# Advice needed: Start Pension or continue saving (for 1st house)



## m.sunny (8 Oct 2010)

Hi there
Self-employed, 39yrs old, recession has seen my annual income has reduced from approx 36k+, to 23k (nett), spouse (30yrs old) income 33k.

I am conscious of starting a pension, and hoped to do so this year, spouse has no pension either, but is not as concerned at the moment. 

We are hoping to buy our first house in the next year or 2 (in Dublin, both FTB), and therein lies my dilemna - to begin a pension I would need to reduce my monthly savings, yet I fear this will affect our prospects when it comes to buying a house (i.e. less deposit for the house etc).

currently have approx 35k savings (25k joint, 10k credit union), but would like to be able to approach the bank with minimum 50k deposit in order to help our chances of getting a mortgage. We have 1 car loan of 3500, no other debts. We are trying to save at least €500 a month where we can.

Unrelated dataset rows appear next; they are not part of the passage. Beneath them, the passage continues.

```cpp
namespace w2v2 {

namespace {

struct GemmRingArgs {
    const float* A;
    const float* B;
    float* C;
    const float* bias;
    const float* residual;
    int64_t lda, ldb, ldc, strideA, strideB, strideC;
    int M, N, K, act;
    int tiles_m, tiles_n, nbatch;
    int gm;
    int total;
    int first;
};

template <int WM, int WN, int BKT, int BM, int BN, int NS>
struct RingCfg {
    static constexpr int STAGE = (BM * BKT + BKT * BN) * 4;
    static constexpr int LDS = NS * STAGE;
    static constexpr int NW = WM * WN;
    static constexpr int NPA = BM * BKT / 256, NPB = BKT * BN / 256;
    static constexpr int PPA = NPA / NW, PPB = NPB / NW;
    static constexpr int P = PPA + PPB;
    static_assert(NPA % NW == 0 && NPB % NW == 0, "every wave issues the same number of pieces (counted waits)");
    static_assert((NS - 2) * P <= 63, "vmcnt field");
};

template <int WM, int WN, int BKT, int BM, int BN, int NS, bool QUAD = false>
__global__ __launch_bounds__(WM* WN * 64) __attribute__((amdgpu_waves_per_eu(4))) void gemm_f32_ring_kernel(GemmRingArgs g) {
    using R_ = RingCfg<WM, WN, BKT, BM, BN, NS>;
    constexpr int NW = R_::NW, PPA = R_::PPA, PPB = R_::PPB, P = R_::P, STAGE = R_::STAGE;
    constexpr int RPP = 256 / BKT;
    constexpr int SPR = BKT / 4;
    constexpr int SW = BKT == 32 ? 1 : 2;
    constexpr int WTM = BM / WM, WTN = BN / WN, MT = WTM / 32, NTL = WTN / 32;
    extern __shared__ __attribute__((aligned(16))) float smem[];
    const int tid = threadIdx.x, lane = tid & 63, wave = __builtin_amdgcn_readfirstlane(tid >> 6);
    const int wm = wave / WN, wn = wave % WN, li = lane & 31, lh = lane >> 5;
    const unsigned lds0 = (unsigned)(uintptr_t)(__attribute__((address_space(3))) float*)smem;

    const int nwg = g.tiles_m * g.tiles_n, total = g.total, G = gridDim.x;
    const int ntl = (total - (int)blockIdx.x + G - 1) / G;
    const int nk = g.K / BKT, nsteps = ntl * nk;
    auto tile_of = [&](int i, int& z, int& m0, int& n0) {
        const int v = (int)blockIdx.x + i * G;
        const int q = total >> 3, r = total & 7, xcd = v & 7, idx = v >> 3;
        int t = (xcd < r ? xcd * (q + 1) : r * (q + 1) + (xcd - r) * q) + idx;
        int sub = 0;
        if constexpr (QUAD) {
            sub = t & 3;
            t = g.first + (t >> 2);
// ... 89 lines not shown
#pragma unroll
                for (int mt = 0; mt < MT; ++mt)
#pragma unroll
                    for (int nt = 0; nt < NTL; ++nt)
                        acc[mt][nt] = __builtin_amdgcn_mfma_f32_32x32x2f32(a[mt][e], b[nt][e], acc[mt][nt], 0, 0, 0);
        }
    };
    auto ring_barrier = [&](bool counted) {
        if (counted) sw_wait_vm<(NS - 2) * P>();
        else sw_wait_vm<0>();
        __builtin_amdgcn_s_barrier();
        asm volatile("" ::: "memory");
        __builtin_amdgcn_sched_barrier(0);
    };

    set_issue_tile(0);
    for (int p = 0; p < NS - 1 && p < nsteps; ++p) issue_step();
    ring_barrier(nsteps >= NS - 1);
    __builtin_amdgcn_s_setprio(1);

    int s = 0, cst = 0;
    for (int ci = 0; ci < ntl; ++ci) {
        zero();
        for (int kt = 0; kt < nk; ++kt, ++s) {
            const bool more = s + NS - 1 < nsteps;
            if (more) issue_step();
            __builtin_amdgcn_sched_barrier(0);
            compute(cst);
            __builtin_amdgcn_sched_barrier(0);
            ring_barrier(more);
            cst = cst + 1 == NS ? 0 : cst + 1;
        }
        int z, m0, n0;
        tile_of(ci, z, m0, n0);
        const int64_t tile_off = (int64_t)z * g.strideC + (int64_t)(m0 + wm * WTM) * g.ldc + (n0 + wn * WTN);
        int act = g.act, ldc = (int)g.ldc, eli = li, elh = lh;
        const float* res = g.residual;
        const float* bias = g.bias;
        asm volatile("" : "+s"(act), "+s"(res), "+s"(bias), "+s"(ldc), "+v"(eli), "+v"(elh));
        __builtin_amdgcn_s_setprio(0);
        gemm_epilogue<MT, NTL, false>(acc, g.C + tile_off, nullptr, res ? res + tile_off : nullptr, bias ? bias + (n0 + wn * WTN) : nullptr,
                                     ldc, g.M - (m0 + wm * WTM), g.N - (n0 + wn * WTN), act, eli, elh);
        __builtin_amdgcn_s_setprio(1);
    }
    __builtin_amdgcn_s_setprio(0);
}

template <int WM, int WN, int BKT, int BM, int BN, int NS, bool QUAD = false>
int launch_ring(GemmRingArgs& g, bool persist, hipStream_t s, int64_t first = -1, int gm = 0) {
    using R_ = RingCfg<WM, WN, BKT, BM, BN, NS>;
    static_assert(2 * R_::LDS <= 160 * 1024, "two blocks per CU");
    constexpr int TM = QUAD ? 2 * BM : BM, TN = QUAD ? 2 * BN : BN;
    g.tiles_m = (g.M + TM - 1) / TM;
    g.tiles_n = (g.N + TN - 1) / TN;
    int64_t total = (int64_t)g.tiles_m * g.tiles_n * g.nbatch;
    W2V2_REQUIRE(first < 0 || (first > 0 && first < total && g.nbatch == 1 && g.M % TM == 0 && g.N % TN == 0), "gemm ring: bad split");
    W2V2_REQUIRE(!QUAD || first > 0, "gemm ring: quarter tiles need a split");
    g.first = QUAD ? (int)first : 0;
    if (first > 0) total = QUAD ? 4 * (total - first) : first;
    W2V2_REQUIRE(total < (1ll << 31), "gemm ring: %lld tiles", (long long)total);
    g.total = (int)total;
    constexpr int PER_CU = WM * WN == 8 ? 2 : 160 * 1024 / R_::LDS > 4 ? 4 : 160 * 1024 / R_::LDS;
    int grid = (int)total;
    if (persist) {
        int dev = 0, cus = 0;
        W2V2_HIP_CHECK(hipGetDevice(&dev));
        W2V2_HIP_CHECK(hipDeviceGetAttribute(&cus, hipDeviceAttributeMultiprocessorCount, dev));
        const int resident = (PER_CU * cus) & ~7;
        if (resident >= 8 && total > resident) grid = resident;
    }
    g.gm = first > 0 ? gm : g.nbatch == 1 ? tile_group_rows(g.tiles_m, g.tiles_n, (int64_t)BM * g.K * 4, BM == 256 ? 96 : 32 * PER_CU) : 0;
    static std::atomic<bool> attr_set{false};
    if (!attr_set) {
        W2V2_HIP_CHECK(hipFuncSetAttribute(reinterpret_cast<const void*>(gemm_f32_ring_kernel<WM, WN, BKT, BM, BN, NS, QUAD>),
                                           hipFuncAttributeMaxDynamicSharedMemorySize, R_::LDS));
        attr_set = true;
    }
    W2V2_LAUNCH((gemm_f32_ring_kernel<WM, WN, BKT, BM, BN, NS, QUAD>), dim3(grid), dim3(WM * WN * 64), R_::LDS, s, g);
    W2V2_HIP_CHECK(hipGetLastError());
    return W2V2_OK;
}

}

bool gemm_f32_ring_ok(int tile, const float* A, int64_t lda, int64_t strideA, const float* B, int64_t ldb, int64_t strideB,
                      int M, int N, int K) {
    const int BM = tile == 0 ? 256 : tile == 1 ? 128 : 64, BKT = tile == 2 ? 32 : 16;
    const bool align = ((reinterpret_cast<uintptr_t>(A) | reinterpret_cast<uintptr_t>(B)) & 15) == 0 && lda % 4 == 0 &&
                       ldb % 4 == 0 && strideA % 4 == 0 && strideB % 4 == 0;
    return align && K % BKT == 0 && N % 4 == 0 && N >= 4 && (int64_t)BM * lda * 4 < (1ll << 31) &&
           (int64_t)BKT * ldb * 4 < (1ll << 31) && M > 0;
}

int launch_gemm_f32_ring(int tile, bool persist, const float* A, int64_t lda, int64_t strideA, const float* B, int64_t ldb,
                         int64_t strideB, float* C, int64_t ldc, int64_t strideC, const float* bias, const float* residual, int M,
                         int N, int K, int nbatch, int act, hipStream_t s) {
    W2V2_REQUIRE(tile >= 0 && tile <= 2, "gemm ring: tile %d", tile);
    W2V2_REQUIRE(gemm_f32_ring_ok(tile, A, lda, strideA, B, ldb, strideB, M, N, K), "gemm ring: unsupported shape M=%d N=%d K=%d", M, N, K);
    GemmRingArgs g;
    g.A = A; g.B = B; g.C = C; g.bias = bias; g.residual = residual;
    g.lda = lda; g.ldb = ldb; g.ldc = ldc; g.strideA = strideA; g.strideB = strideB; g.strideC = strideC;
    g.M = M; g.N = N; g.K = K; g.act = act; g.nbatch = nbatch;
    if (tile == 0) return launch_ring<4, 2, 16, 256, 128, 3>(g, persist, s);
    if (tile == 1) return launch_ring<2, 4, 16, 128, 128, 4>(g, persist, s);
    return launch_ring<2, 2, 32, 64, 64, 3>(g, persist, s);
}

int launch_gemm_f32_ring_split(bool persist, int64_t main_tiles, const float* A, int64_t lda, const float* B, int64_t ldb, float* C,
                               int64_t ldc, const float* bias, const float* residual, int M, int N, int K, int act, hipStream_t s) {
    W2V2_REQUIRE(M % 128 == 0 && N % 128 == 0 && gemm_f32_ring_ok(1, A, lda, 0, B, ldb, 0, M, N, K) && gemm_f32_ring_ok(2, A, lda, 0, B, ldb, 0, M, N, K),
                 "gemm ring split: unsupported shape M=%d N=%d K=%d", M, N, K);
    GemmRingArgs g;
    g.A = A; g.B = B; g.C = C; g.bias = bias; g.residual = residual;
    g.lda = lda; g.ldb = ldb; g.ldc = ldc; g.strideA = 0; g.strideB = 0; g.strideC = 0;
    g.M = M; g.N = N; g.K = K; g.act = act; g.nbatch = 1;
    const int gm = tile_group_rows(M / 128, N / 128, (int64_t)128 * K * 4, 64);
    if (int e = launch_ring<2, 4, 16, 128, 128, 4>(g, persist, s, main_tiles, gm)) return e;
    return launch_ring<2, 2, 32, 64, 64, 3, true>(g, false, s, main_tiles, gm);
}

}
```

gsoc-wav2vec2_amd/csrc/selftest.hip:

```cpp
#include "common.h"

namespace w2v2 {

namespace {

__global__ __launch_bounds__(256) void select_forms_kernel(unsigned long long* mismatches ) {
    unsigned long long bad_erf = 0, bad_tanh = 0;
    const uint64_t stride = (uint64_t)gridDim.x * 256;
    for (uint64_t i = (uint64_t)blockIdx.x * 256 + threadIdx.x; i < (1ull << 32); i += stride) {
        const float x = __uint_as_float((unsigned)i);
        const float a = erff(x), b = erf_select(x);
        if (__float_as_uint(a) != __float_as_uint(b) && !(a != a && b != b)) ++bad_erf;
        const float c = tanhf(x), d = tanh_select(x);
        if (__float_as_uint(c) != __float_as_uint(d) && !(c != c && d != d)) ++bad_tanh;
    }
    if (bad_erf) atomicAdd(&mismatches[0], bad_erf);
    if (bad_tanh) atomicAdd(&mismatches[1], bad_tanh);
}

}

int launch_check_select_forms(unsigned long long* mismatches_dev, hipStream_t s) {
    W2V2_REQUIRE(mismatches_dev, "check_select_forms: null argument");
    W2V2_HIP_CHECK(hipMemsetAsync(mismatches_dev, 0, 2 * sizeof(unsigned long long), s));
    W2V2_LAUNCH(select_forms_kernel, dim3(4096), dim3(256), 0, s, mismatches_dev);
    W2V2_HIP_CHECK(hipGetLastError());
    return W2V2_OK;
}

}
```

gsoc-wav2vec2_amd/csrc/w2v2_api.hip:

```cpp
#include <algorithm>
#include <mutex>
#include <atomic>
#include <stdarg.h>
#include <stdlib.h>
#include <string.h>

#include <map>
#include <string>
#include <unordered_map>
#include <vector>

#include "common.h"
#include "model.h"

namespace w2v2 {

static thread_local char g_err[1024] = "";
void set_error(const char* fmt, ...) {
    va_list ap;
    va_start(ap, fmt);
    vsnprintf(g_err, sizeof(g_err), fmt, ap);
    va_end(ap);
}

// ... 693 lines not shown
    W2V2_REQUIRE(variant != 2 || gemm_bf16_sw_ok(M, N, K, lda, K, strideA),
                 "op_gemm_bf16_shadows: variant 2 needs N %% 256 == 0, K %% 64 == 0, K >= 192 and 16-byte aligned rows");
    GemmShadows x;
    x.A16 = A16; x.B16 = B16; x.C16 = C16; x.ldb16 = K; x.force_kernel = variant;
    return launch_gemm_bf16_x(nullptr, nullptr, lda, strideA, nullptr, N, 0, C, ldc, strideC, bias, residual, M, N, K, nbatch, act, x,
                              reinterpret_cast<hipStream_t>(stream));
}
int w2v2_op_gemm_split(const float* A, int64_t lda, int64_t strideA, const float* B, float* C, int64_t ldc, int64_t strideC,
                       const float* bias, const float* residual, int32_t M, int32_t N, int32_t K, int32_t nbatch, int32_t act,
                       void* stream) {
    W2V2_REQUIRE(A && B && C && N > 0 && K > 0, "op_gemm_split: null operand");
    hipStream_t s = reinterpret_cast<hipStream_t>(stream);
    uint16_t* planes = nullptr;
    W2V2_HIP_CHECK(hipMalloc(reinterpret_cast<void**>(&planes), (size_t)3 * K * N * sizeof(uint16_t)));
    int e = launch_split_weight(B, planes, K, N, s);
    if (!e) e = launch_gemm_split(nullptr, A, lda, strideA, planes, C, ldc, strideC, bias, residual, M, N, K, nbatch, act, s);
    (void)hipStreamSynchronize(s);
    (void)hipFree(planes);
    return e;
}
int w2v2_op_check_select_forms(uint64_t* mismatches, void* stream) {
    return launch_check_select_forms(reinterpret_cast<unsigned long long*>(mismatches), reinterpret_cast<hipStream_t>(stream));
}
int w2v2_op_split_planes(const float* x, uint16_t* planes, int64_t plane_stride, int64_t n, int32_t fmt, int32_t* range_flag, void* stream) {
    W2V2_REQUIRE(fmt == PF_BF16X3 || fmt == PF_F16X2, "op_split_planes: unknown plane format %d", fmt);
    return launch_split_planes(x, planes, plane_stride, n, fmt, range_flag, reinterpret_cast<hipStream_t>(stream));
}
int w2v2_op_split_weight(const float* B, uint16_t* images, float* scale_ws, int32_t K, int32_t N, int32_t fmt, void* stream) {
    W2V2_REQUIRE(fmt == PF_BF16X3 || fmt == PF_F16X2, "op_split_weight: unknown plane format %d", fmt);
    return launch_split_weight_sw(B, images, K, N, fmt, scale_ws, reinterpret_cast<hipStream_t>(stream));
}
int w2v2_op_gemm_split_planes(int32_t fmt, const uint16_t* A16, int64_t planeA, int64_t lda, int64_t strideA, const uint16_t* Bimg,
                              const float* out_scale, float* C, uint16_t* C16, int64_t planeC, int64_t ldc, int64_t strideC,
                              const float* bias, const float* residual, int32_t M, int32_t N, int32_t K, int32_t nbatch, int32_t act,
                              int32_t* range_flag, void* stream) {
    return launch_gemm_split_sw(nullptr, fmt, A16, planeA, lda, strideA, Bimg, out_scale, C, C16, planeC, ldc, strideC, bias, residual, M, N, K,
                                nbatch, act, range_flag, reinterpret_cast<hipStream_t>(stream));
}
int w2v2_op_gemm_bf16_at(const float* At, int64_t lda, int64_t strideA, const float* B, int64_t ldb, int64_t strideB,
                         float* C, int64_t ldc, int64_t strideC, int32_t M, int32_t N, int32_t K, int32_t nbatch, void* stream) {
    GemmShadows x;
    x.transA = true;
    return launch_gemm_bf16_x(nullptr, At, lda, strideA, B, ldb, strideB, C, ldc, strideC, nullptr, nullptr, M, N, K, nbatch, 0, x,
                              reinterpret_cast<hipStream_t>(stream));
}
uint32_t w2v2_crc32c_extend(uint32_t crc, const void* data, uint64_t n) {
// ... 125 lines not shown
```

gsoc-wav2vec2_amd/wav2vec2/_native.py:

```python

import ctypes as C
import os

_HERE = os.path.dirname(os.path.abspath(__file__))
_PKG_ROOT = os.path.dirname(_HERE)
LIB_PATH = os.path.join(_PKG_ROOT, "lib", "libw2v2.so")

MAX_CONV_LAYERS = 16
ALIGN_MAX_LABELS = 8191
SCORE_MAX_LABELS = 8191
SPOT_MAX_LABELS = 256
BEAM_MAX_WIDTH = 64
BEAM_MAX_VOCAB = 64
CUTS_CHUNK = 1024
CUTS_MAX_FRAMES = 1 << 24
RESAMPLE_TILE = 2048
RESAMPLE_MAX_L = 4096
RESAMPLE_MAX_TABLE = 1 << 22
EDIT_MAX_LEN = 65535
WORDLM_MAX_ORDER = 5
BIAS_MAX_STATES = 1 << 20


class W2V2Config(C.Structure):
# ... 113 lines not shown
    "w2v2_pos_conv_dw_bf16_ws_floats": (C.c_int, [_I32, _I32, _I32, _I32, _I32, C.POINTER(_I64), C.POINTER(_I32)]),
    "w2v2_op_pos_conv_dw_bf16": (C.c_int, [_P, _P, _P, _P, _P, _P, _P, _I32, _I32, _I32, _I32, _I32, _P]),
    "w2v2_op_weight_norm_bwd": (C.c_int, [_P, _P, _P, _P, _P, _I32, _I32, _I32, _I32, _P]),
    "w2v2_activation_info": (C.c_int, [_P, C.c_char_p, C.POINTER(_I64)]),
    "w2v2_copy_activation": (C.c_int, [_P, C.c_char_p, _P, _I64, _P]),
    "w2v2_profile_enable": (C.c_int, [_P, C.c_int]),
    "w2v2_profile_families": (C.c_int, [_P, C.c_uint32]),
    "w2v2_profile_sampling": (C.c_int, [_P, C.c_int32]),
    "w2v2_profile_seen": (C.c_int, [_P, C.c_int, C.POINTER(_I64)]),
    "w2v2_profile_kernel_launches": (C.c_int, [_P, C.c_int, C.POINTER(_I64)]),
    "w2v2_profile_num_families": (C.c_int, []),
    "w2v2_clock_probe": (C.c_int, [_P, _I32, _P, C.POINTER(_I32)]),
    "w2v2_profile_read": (C.c_int, [_P, C.c_int, C.POINTER(C.c_char_p), C.POINTER(_I64),
                                    C.POINTER(C.c_double), C.POINTER(C.c_double), C.POINTER(C.c_double)]),
    "w2v2_profile_reset": (C.c_int, [_P]),
    "w2v2_op_gemm": (C.c_int, [_P, _I64, _I64, _P, _I64, _P, _I64, _I64, _P, _P, _I32, _I32, _I32, _I32, _I32, _P]),
    "w2v2_op_gemm_variant": (C.c_int, [_P, _I64, _I64, _P, _I64, _P, _I64, _I64, _P, _P, _I32, _I32, _I32, _I32, _I32, _I32, _P]),
    "w2v2_op_set_precision": (C.c_int, [_I32]),
    "w2v2_op_gemm_split": (C.c_int, [_P, _I64, _I64, _P, _P, _I64, _I64, _P, _P, _I32, _I32, _I32, _I32, _I32, _P]),
    "w2v2_op_gemm_bf16_at": (C.c_int, [_P, _I64, _I64, _P, _I64, _I64, _P, _I64, _I64, _I32, _I32, _I32, _I32, _P]),
    "w2v2_crc32c_extend": (C.c_uint32, [C.c_uint32, _P, C.c_uint64]),
    "w2v2_op_weight_grad_bf16": (C.c_int, [_P, _P, _P, _I64, _I32, _I32, _I32, _I32, _I32, _P]),
    "w2v2_op_check_select_forms": (C.c_int, [_P, _P]),
    "w2v2_op_split_planes": (C.c_int, [_P, _P, _I64, _I64, _I32, _P, _P]),
    "w2v2_op_split_weight": (C.c_int, [_P, _P, _P, _I32, _I32, _I32, _P]),
    "w2v2_op_gemm_split_planes": (C.c_int, [_I32, _P, _I64, _I64, _I64, _P, _P, _P, _P, _I64, _I64, _I64, _P, _P, _I32, _I32, _I32, _I32, _I32, _P, _P]),
    "w2v2_op_gemm_bf16_shadows": (C.c_int, [_P, _I64, _I64, _P, _P, _P, _I64, _I64, _P, _P, _I32, _I32, _I32, _I32, _I32, _I32, _P]),
    "w2v2_op_gemm_bf16": (C.c_int, [_P, _I64, _I64, _P, _I64, _P, _I64, _I64, _P, _P, _I32, _I32, _I32, _I32, _I32, _P]),
    "w2v2_op_layer_norm": (C.c_int, [_P, _P, _P, _P, _I64, _I32, C.c_float, _I32, _P]),
    "w2v2_conv0_ws_floats": (_I64, [_I32, _I64, _I32, _I32, _I32]),
    "w2v2_op_conv0": (C.c_int, [_P, _P, _P, _P, _P, _P, _P, _I32, _I64, _I32, _I32, _I32, C.c_float, _I32, _I32, _P]),
    "w2v2_op_weight_norm_regroup": (C.c_int, [_P, _P, _P, _I32, _I32, _I32, _I32, _P]),
    "w2v2_op_pos_conv": (C.c_int, [_P, _P, _P, _P, _P, _I32, _I32, _I32, _I32, _I32, _I32, _P]),
    "w2v2_op_attention": (C.c_int, [_P, _P, _P, _I32, _I32, _I32, _I32, _P]),
    "w2v2_op_attention_packed": (C.c_int, [_P, _I32, _P, _P, _P, _I64, _P, _I32, _I32, _P]),
    "w2v2_op_frame_lengths": (C.c_int, [_P, _P, _I32, _I64, C.POINTER(_I32), C.POINTER(_I32), _I32, _P]),
    "w2v2_op_normalize_windows": (C.c_int, [_P, _I32, _P, _P, _P, _P]),
}
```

I hoped someone with better knowledge could advise me the route? someone suggested i should wait til i get a mortgage/home before considering starting a pension, hence my confusion...

many thanks,
Sunny


----------



## marti18 (8 Oct 2010)

honestly i would totally forget about a pension PERIOD!   do not even listen to people telling you it will be worth X amount in 30years time.......if you are buying a house well now is a great time as house prices are fantastic for FTB and real deals are out there

as for the car loan, personally i wouldnt buy a car if i couldnt afford it-meaning if i didnt have the cash then NO buy even if its a 2000E car. payy the car off but please forget aabout a pension


----------



## pinkyBear (8 Oct 2010)

Hi there, Mr. Bear and I put 20% of our salaries into our pension and have done for a few years. We were switching mortgages a few years ago and we asked about the AVC contribution. 

We were told by our broker that because it is an optional saving, we could at some point change what we input into the pension.

If I were you, I would put money into a pension - as you are 39 and while you do have substantial savings you will need money when you retire...

P..


----------



## marti18 (8 Oct 2010)

pinkyBear said:


> Hi there, Mr. Bear and I put 20% of our salaries into our pension and have done for a few years. We were switching mortgages a few years ago and we asked about the AVC contribution.
> 
> We were told by our broker that because it is an optional saving, we could at some point change what we input into the pension.
> 
> ...


 
totally disagree......whats the value of your pensions now vs the money you have invested in?     now would be an ideal time to buy a house of your choice   Oh i wish!


----------



## pinkyBear (8 Oct 2010)

Hi marti, my pension is up!!! I have been doing this for 5 years! The reality is though its not up by a huge amount. However I want to live on something when I'm retired other than a state pension. 

Currently with pensions the tax break does make it worth it, if you are in the 40% bracket. I am roughly the same age as the OP, and i think it is important that I make some provision for my retirement.


----------



## marti18 (8 Oct 2010)

pinkyBear said:


> Hi marti, my pension is up!!! I have been doing this for 5 years! The reality is though its not up by a huge amount. However I want to live on something when I'm retired other than a state pension.
> 
> Currently with pensions the tax break does make it worth it, if you are in the 40% bracket. I am roughly the same age as the OP, and i think it is important that I make some provision for my retirement.


 

Pinky im in the exact same position and work for the government but as far as my pension well enough said......i just think it would be worth his while buying now a house with a big cash deposit due to the fact that there is great deal going on at the moment.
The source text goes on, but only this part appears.